Each line in the graph in Figure 2 (of which there are 90) represents a single ICE-GB ‘text’ transcript of a conversational recording, so the distribution vertically illustrates the scatter of observed mean TTRs within ICE-GB conversations. We compute TTRs for subsamples from each nominal 2,000 word text of varying lengths, from 100 to 1,500-word continuous stretches.

As we commented, to avoid being biased by potential variation of productivity, topic shifts etc., within the text, we draw 10 samples from different start points in the text, and report the mean. This is not ideal, as it tends to oversample the middle section of the text as n increases, but it will do for the purposes of this discussion.

Figure 2 illustrates that the TTR declines for increasing tokens n, consistent with Richards’s observation. As an algorithm for identifying a novel token passes through a text, the chance of the next word being a new type inexorably declines.

A similar principle applies to hapax-token ratios, which we will discuss below. In such a ratio we count types that appear only once in the sample.

The relationship with sample size is approximately linear on a logarithmic scale (Blalock 1979), but with a constant.

3. Averaging TTRs

Before we proceed, another point should be briefly considered. Standardisation and averaging should be applied equally to multi-text samples.

Example. Consider pooling sample (1) with sample (2) below. They are both drawn from the beginning of two comparable ICE-GB texts, S1A-001 and S1A-002.

(2)Can you tell me how did you both get involved in the Mike Heafy project <,,>
Shall I go first
Yes
Well I got involved through Celeste who <,> I used to dance with with London Contemporary <,> going back <,> twenty years or so <,> _{[S1A-002 #1-4]}

Treated independently, these texts obtain the descriptive statistics in Table 2.

words	tokens	types	TTR
(1) S1A-001 #1-3	45	38	0.8444
(2) S1A-002 #1-4	41	36	0.8780

Table 2. Tokens, types and TTRs for samples (1) and (2).

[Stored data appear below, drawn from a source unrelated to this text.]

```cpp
extern "C" int qpg_frame_norm2_f64(qpg_ctx* ctx, void* stream, const float* x, int64_t rows, int F, double* out) {
  QPG_REQUIRE(ctx && x && out && rows >= 0 && F > 0, "qpg_frame_norm2_f64: bad argument");
  if (rows == 0) return QPG_OK;
  hipLaunchKernelGGL(frame_norm2_kernel, dim3((unsigned)((rows + 3) / 4)), dim3(256), 0, qpg_stream(stream), x, rows,
                     F, out);
  QPG_LAUNCH_CHECK("frame_norm2_kernel");
  return QPG_OK;
}

__global__ void audio_cand_norm2_kernel(const double* __restrict__ fn2, int N, int T, const int32_t* __restrict__ cand_t,
                                        int G, int n_taps, int tap_stride, double* __restrict__ cn2) {
  int64_t i = (int64_t)blockIdx.x * blockDim.x + threadIdx.x;
  if (i >= (int64_t)N * G) return;
  int j = (int)(i / G), g = (int)(i % G);
  int t0 = cand_t[g];
  double s = 0.0;
  for (int k = 0; k < n_taps; ++k) {
    int t = t0 + k * tap_stride;
    if (t < T) s += fn2[(int64_t)j * T + t];
  }
  cn2[i] = s;
}

extern "C" int qpg_audio_cand_norm2(qpg_ctx* ctx, void* stream, const double* fn2, int N, int T,
                                    const int32_t* cand_t, int G, int n_taps, int tap_stride, double* cn2) {
  QPG_REQUIRE(ctx && fn2 && cand_t && cn2 && N >= 0 && T > 0 && G > 0 && n_taps > 0 && tap_stride > 0,
              "qpg_audio_cand_norm2: bad argument");
  int64_t n = (int64_t)N * G;
  if (n == 0) return QPG_OK;
  hipLaunchKernelGGL(audio_cand_norm2_kernel, dim3((unsigned)((n + 255) / 256)), dim3(256), 0, qpg_stream(stream),
                     fn2, N, T, cand_t, G, n_taps, tap_stride, cn2);
  QPG_LAUNCH_CHECK("audio_cand_norm2_kernel");
  return QPG_OK;
}

template <bool GATHER>
__global__ __launch_bounds__(256) void l2_normalize_rows_kernel(const float* __restrict__ x, int64_t rows, int D,
                                                                float* __restrict__ out,
                                                                const int32_t* __restrict__ win,
                                                                const int32_t* __restrict__ row, int R) {
  const int64_t t = (int64_t)blockIdx.x * blockDim.x + threadIdx.x;
  int64_t r = t >> 2;
  const int l = (int)(t & 3);
  const bool live = r < rows;
  if (!live) r = rows - 1;
  const float* p = GATHER ? x + ((int64_t)win[r] * R + row[r]) * D : x + r * D;
  float a = 0.f;
  const int nfull = D >> 4;
  int g = 0;
  for (; g + 8 <= nfull; g += 8) {
    float v[32];
#pragma unroll
    for (int j = 0; j < 32; ++j) v[j] = p[(g + (j >> 2)) * 16 + (j & 3) * 4 + l];
#pragma unroll
    for (int j = 0; j < 8; ++j) {
#pragma unroll
      for (int u = 3; u >= 0; --u) a = f_add(f_mul(v[j * 4 + u], v[j * 4 + u]), a);
    }
  }
  for (; g < nfull; ++g) {
#pragma unroll
    for (int u = 3; u >= 0; --u) {
      const float v = p[g * 16 + u * 4 + l];
      a = f_add(f_mul(v, v), a);
    }
  }
  for (int i = nfull * 16; i < D; i += 4) {
    const float v = (i + l < D) ? p[i + l] : 0.f;
    a = f_add(f_mul(v, v), a);
  }
  const float o1 = __shfl_xor(a, 1, 64);
  const float pair = f_add(a, o1);
  const float o2 = __shfl_xor(pair, 2, 64);
  float n = f_sqrt(f_add(pair, o2));
  if (n < 10.f * 1.1920928955078125e-07f) n = 1.f;
  if (live) {
    float* o = out + r * D;
    int e = l;
    for (; e + 28 < D; e += 32) {
      float v[8];
#pragma unroll
      for (int j = 0; j < 8; ++j) v[j] = p[e + 4 * j];
#pragma unroll
      for (int j = 0; j < 8; ++j) o[e + 4 * j] = f_div(v[j], n);
    }
    for (; e < D; e += 4) o[e] = f_div(p[e], n);
  }
}

extern "C" int qpg_l2_normalize_rows_f32(qpg_ctx* ctx, void* stream, const float* x, int64_t rows, int D, float* out) {
// ... 47 lines not shown
```

qpgesture_amd/csrc/qpg_select.hip:

```cpp
#include "qpg_common.h"

__device__ __forceinline__ unsigned long long order_key(double d) {
  unsigned long long b = (unsigned long long)__double_as_longlong(d);
  return (b >> 63) ? ~b : (b | 0x8000000000000000ull);
}
__device__ __forceinline__ double key_value(unsigned long long k, double) {
  unsigned long long b = (k >> 63) ? (k & 0x7fffffffffffffffull) : ~k;
  return __longlong_as_double((long long)b);
}
__device__ __forceinline__ unsigned int order_key(float d) {
  unsigned int b = __float_as_uint(d);
  return (b >> 31) ? ~b : (b | 0x80000000u);
}
__device__ __forceinline__ float key_value(unsigned int k, float) {
  unsigned int b = (k >> 31) ? (k & 0x7fffffffu) : ~k;
  return __uint_as_float(b);
}

template <typename T, typename KeyT, bool PACKED>
__global__ __launch_bounds__(1024) void percode_select_kernel(const T* __restrict__ D, int64_t ldD,
                                                              const int16_t* __restrict__ cand_code, int64_t C, int K,
                                                              T absent, int32_t idx_base, T* __restrict__ out_dist,
                                                              int32_t* __restrict__ out_idx,
                                                              int16_t* __restrict__ out_rank, int q_block,
                                                              int64_t block_stride) {
  extern __shared__ __attribute__((aligned(16))) unsigned char smem[];
  unsigned long long* best = reinterpret_cast<unsigned long long*>(smem);
  unsigned int* besti = reinterpret_cast<unsigned int*>(smem + 8 * (size_t)K);
  T* v = reinterpret_cast<T*>(smem + 12 * (size_t)rank_sort_pow2(K));
  constexpr int VEC = 16 / sizeof(T);
  typedef T vecT __attribute__((ext_vector_type(VEC)));
  typedef int16_t vecC __attribute__((ext_vector_type(VEC)));
  const int q = blockIdx.x;
  if (q_block > 0) {
    const int64_t shift = (int64_t)(q / q_block) * block_stride;
    const int64_t rowoff = (int64_t)(q % q_block) * K - (int64_t)q * K;
    out_dist = reinterpret_cast<T*>(reinterpret_cast<unsigned char*>(out_dist) + shift) + rowoff;
    out_idx = reinterpret_cast<int32_t*>(reinterpret_cast<unsigned char*>(out_idx) + shift) + rowoff;
  }
  const T* row = D + (int64_t)q * ldD;
  for (int k = threadIdx.x; k < K; k += blockDim.x) {
    best[k] = ~0ull;
    besti[k] = 0xffffffffu;
  }
  __syncthreads();
  const bool vec_ok = (ldD % VEC) == 0 && (reinterpret_cast<uintptr_t>(D) % 16) == 0 &&
                      (reinterpret_cast<uintptr_t>(cand_code) % (2 * VEC)) == 0;
  const int64_t Cv = vec_ok ? (C / VEC) * VEC : 0;
  for (int64_t c = (int64_t)threadIdx.x * VEC; c < Cv; c += (int64_t)blockDim.x * VEC) {
    const vecT d = *reinterpret_cast<const vecT*>(row + c);
    const vecC cd = *reinterpret_cast<const vecC*>(cand_code + c);
#pragma unroll
    for (int e = 0; e < VEC; ++e) {
      if ((unsigned)cd[e] >= (unsigned)K) continue;
      const unsigned long long key = PACKED ? (((unsigned long long)order_key(d[e]) << 32) | (unsigned int)(c + e + idx_base))
                                            : (unsigned long long)order_key(d[e]);
      atomicMin(&best[cd[e]], key);
    }
  }
  for (int64_t c = Cv + threadIdx.x; c < C; c += blockDim.x) {
    const int cd = cand_code[c];
    if ((unsigned)cd >= (unsigned)K) continue;
    const unsigned long long key = PACKED ? (((unsigned long long)order_key(row[c]) << 32) | (unsigned int)(c + idx_base))
                                          : (unsigned long long)order_key(row[c]);
    atomicMin(&best[cd], key);
  }
  __syncthreads();
  if (!PACKED) {
    for (int64_t c = (int64_t)threadIdx.x * VEC; c < Cv; c += (int64_t)blockDim.x * VEC) {
      const vecT d = *reinterpret_cast<const vecT*>(row + c);
      const vecC cd = *reinterpret_cast<const vecC*>(cand_code + c);
#pragma unroll
      for (int e = 0; e < VEC; ++e)
        if ((unsigned)cd[e] < (unsigned)K && (unsigned long long)order_key(d[e]) == best[cd[e]])
          atomicMin(&besti[cd[e]], (unsigned int)(c + e + idx_base));
    }
    for (int64_t c = Cv + threadIdx.x; c < C; c += blockDim.x) {
      const int cd = cand_code[c];
      if ((unsigned)cd < (unsigned)K && (unsigned long long)order_key(row[c]) == best[cd])
        atomicMin(&besti[cd], (unsigned int)(c + idx_base));
    }
    __syncthreads();
  }
  for (int k = threadIdx.x; k < K; k += blockDim.x) {
    const unsigned long long kv = best[k];
    const bool have = kv != ~0ull;
    T d;
    int32_t ix;
    if (PACKED) {
      d = have ? key_value((KeyT)(kv >> 32), T(0)) : absent;
      ix = have ? (int32_t)(kv & 0xffffffffu) : -1;
    } else {
      d = have ? key_value((KeyT)kv, T(0)) : absent;
      ix = have ? (int32_t)besti[k] : -1;
    }
    v[k] = d;
    out_dist[(int64_t)q * K + k] = d;
    out_idx[(int64_t)q * K + k] = ix;
  }
  if (!out_rank) return;
  __syncthreads();
  const int Kp = rank_sort_pow2(K);
  block_sorted_ranks(v, K, best, reinterpret_cast<int*>(best + Kp),
                     [&](int k, int r) { out_rank[(int64_t)q * K + k] = (int16_t)r; });
}
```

Now, consider how we might average them. With a conventional Binomial variable we have two options. The most common approach is a weighted mean, i.e. the ratio of the sum of frequencies for both texts, i.e. pˆ = (f₁ + f₂) / (n₁ + n₂). This is sometimes referred to as the pooled probability estimate.

The unweighted arithmetic mean, (p₁ + p₂) / 2, is less commonly used, because it does not take account of variable subsample size.

However, we cannot use a method of pooling and averaging with TTRs and expect to obtain a similar result. If we join the texts to compute a TTR, i.e. add the text in sample (2) to the end of sample (1), every type in (2) that also appears in (1) will be subtracted.

The resulting TTR will be less than the unweighted mean, and can fall below both of the individual TTRs for (1) and (2). It will be not an average, but the TTR of the newly-joined text. See Table 3.

words	tokens	types	TTR
(1)+(2) pooled mean probability	86	74	0.8605
(1)+(2) adjoined mean (minus duplicates)	86	68	0.7907

Table 3. Simply adding text (2) to (1) and computing an aggregate TTR requires us to remove duplicate types, causing the score to fall.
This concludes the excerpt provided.